Fitted with an ETA 2824-2 movement with the hack feature and quickset date.

This Le Cheminant 25 jewelled automatic show the connection between Le Cheminant

and Auguste Reymond Watches SA. This watch is fitted with a signed, Auguste Reymond,

Eta 2824-2 movement, an exhibition rear case with the Auguste Reymonf motif and an

ARSA buckle fitted to an Auguste Reymond black leather strap.

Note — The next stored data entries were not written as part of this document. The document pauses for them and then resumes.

# zxhuang1698/ShapeClipper

Measured on AMD Instinct MI355X. Metric: train-step images/sec (Pix3D cfg, bs32/GPU), higher is better.
Workload: dtype f32 (bf16x3-split MFMA, fp32 accumulate)

## Files before the change

include/shapeclipper_hip.h:

```cpp
#ifndef SHAPECLIPPER_HIP_H
#define SHAPECLIPPER_HIP_H
#include <stdint.h>
#ifdef __cplusplus
extern "C" {
#endif

int sc_chamfer3d_forward(const float* xyz1, const float* xyz2, float* dist1, float* dist2,
                         int32_t* idx1, int32_t* idx2, int b, int n, int m, void* stream);

int sc_chamfer3d_forward_split(const float* xyz1, const float* xyz2, float* dist1, float* dist2,
                               int32_t* idx1, int32_t* idx2, int b, int n, int m, int nsplit,
                               void* workspace, void* stream);

long long sc_chamfer3d_grid_workspace_bytes(int b, int n, int m);
int sc_chamfer3d_forward_grid(const float* xyz1, const float* xyz2, float* dist1, float* dist2,
                              int32_t* idx1, int32_t* idx2, int b, int n, int m, void* workspace, void* stream);

int sc_chamfer3d_backward(const float* xyz1, const float* xyz2, float* gradxyz1, float* gradxyz2,
                          const float* graddist1, const float* graddist2, const int32_t* idx1,
                          const int32_t* idx2, int b, int n, int m, void* stream);

long long sc_chamfer3d_backward_ordered_workspace_bytes(int b, int n, int m);
int sc_chamfer3d_backward_ordered_chunk(void);
int sc_chamfer3d_backward_ordered(const float* xyz1, const float* xyz2, float* gradxyz1, float* gradxyz2,
// ... 359 lines not shown
                            const float* flip_elev, const float* flip_theta, int n_images, float elev_lo, float elev_hi,
                            float theta_lo, float theta_hi, float margin_eps, int emd_p, float* out, float* grads,
                            void* stream);
int sc_camera_prior_backward(const float* grads, int n_images, const float* G_margin, const float* G_uniform,
                             const float* G_sym, float* g_azim, float* g_elev, float* g_theta, float* g_flip_azim,
                             float* g_flip_elev, float* g_flip_theta, void* stream);

int sc_transform_normal_forward(const float* normals, const float* pose, int n_images, int n_per_image, float* out,
                                void* stream);
int sc_transform_normal_backward(const float* normals, const float* g_out, int n_images, int n_per_image, float* g_pose,
                                 void* stream);

int sc_loss_total_forward(const float* const* values, const float* weights, int n_terms, float* total, unsigned char* bad,
                          void* stream);
int sc_loss_total_backward(const float* weights, int n_terms, const float* G, float* g_values, void* stream);
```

Am I having a watch for Crimble, doubt it.........tooooooo many already









Roy


----------



## williamsat (Feb 21, 2005)

Hopefully this Panerai Luminor Marina, but I believe it's been delayed to esrly January. (not sure if it's a bluff or not, will let you all know Christmas)


----------



## mach 0.0013137 (Jan 10, 2005)

PhilM said:


> mach 0.0013137 said:
> 
> 
> > Not as cool as your Oris Russ but I`m looking forward to unwrapping this in 13 days
> ...


I managed to grab a couple of pics before handing it over to Caroline to wrap









Mind you she did tell me to delete the photo`s so I couldn`t see it before Christmas Day, don`t anyone let on to her that I kept them


----------



## PhilM (Nov 5, 2004)

Say no more


----------



## USEDMODEL (Mar 26, 2005)

mach 0.0013137 said:


> I managed to grab a couple of pics before handing it over to Caroline to wrap
> 
> 
> 
> ...


You can trust us to keep your little secret Mac.























NOT









Caroline !!!!

Caroline !!!

Your for the







Mac


----------



## mach 0.0013137 (Jan 10, 2005)

USEDMODEL said:


> mach 0.0013137 said:
> 
> 
> > I managed to grab a couple of pics before handing it over to Caroline to wrap
> ...


She`s watching Torchwood at the moment and can`t hear you


----------



## watchless (Jan 21, 2005)

I donÂ´t think there will be a new one before Christmas









Unfortunately, the piece I want seems to be very rare and hard to find









So this will be my Christmas watch.


----------



## PhilM (Nov 5, 2004)

watchless said:


> I donÂ´t think there will be a new one before Christmas
> 
> 
> 
> ...


And what a Christmas watch


----------



## Running_man (Dec 2, 2005)

Mine will amost definitely be the RLT '69. Best watch ever! Russ, that Oris is bloody awesome!

Andrew.


----------



## mattjg01 (Jul 3, 2006)

I'm waiting on an OM and the first Ocean 7 watch, not sure whether they'll be here in time for Xmas or not. If not might throw on a G-Shock to resist the madness of two little uns wrecking the place!!!


----------



## USEDMODEL (Mar 26, 2005)

mach 0.0013137 said:


> USEDMODEL said:
> 
> 
> > mach 0.0013137 said:
> ...


Torchwood must have finished by now?????

Caroline !!!!

Caroline !!!

Your for the







Mac


----------



## mach 0.0013137 (Jan 10, 2005)

USEDMODEL said:


> mach 0.0013137 said:
> 
> 
> > USEDMODEL said:
> ...


She`s now watching `The Lost Gospels` so hard cheese


----------



## USEDMODEL (Mar 26, 2005)

Hi Mac

Please PM me when Caroline is NOT watching TV









Roy


----------



## mach 0.0013137 (Jan 10, 2005)

USEDMODEL said:


> Hi Mac
> 
> Please PM me when Caroline is NOT watching TV
> 
> ...


Sorry but she`s very busy at this time of year and I can`t possibly let a crazy Welshman disturb her


----------



## USEDMODEL (Mar 26, 2005)

mach 0.0013137 said:


> USEDMODEL said:
> 
> 
> > Hi Mac
> ...


Why not???? You're a crazy Scotsman and you do it all the time!!


----------



## mach 0.0013137 (Jan 10, 2005)

USEDMODEL said:


> mach 0.0013137 said:
> 
> 
> > USEDMODEL said:
> ...


Because I`m nice


----------



## chris l (Aug 5, 2005)

That Oris is sooo fine...

I shall probably be wearing one of my 2 new Alphas, which arrive today too late to be photographed; one is a mechanical chronograph that is so good, and soooo cheap that it's made me laugh out loud. (If you knew me you'd know that's unusual...).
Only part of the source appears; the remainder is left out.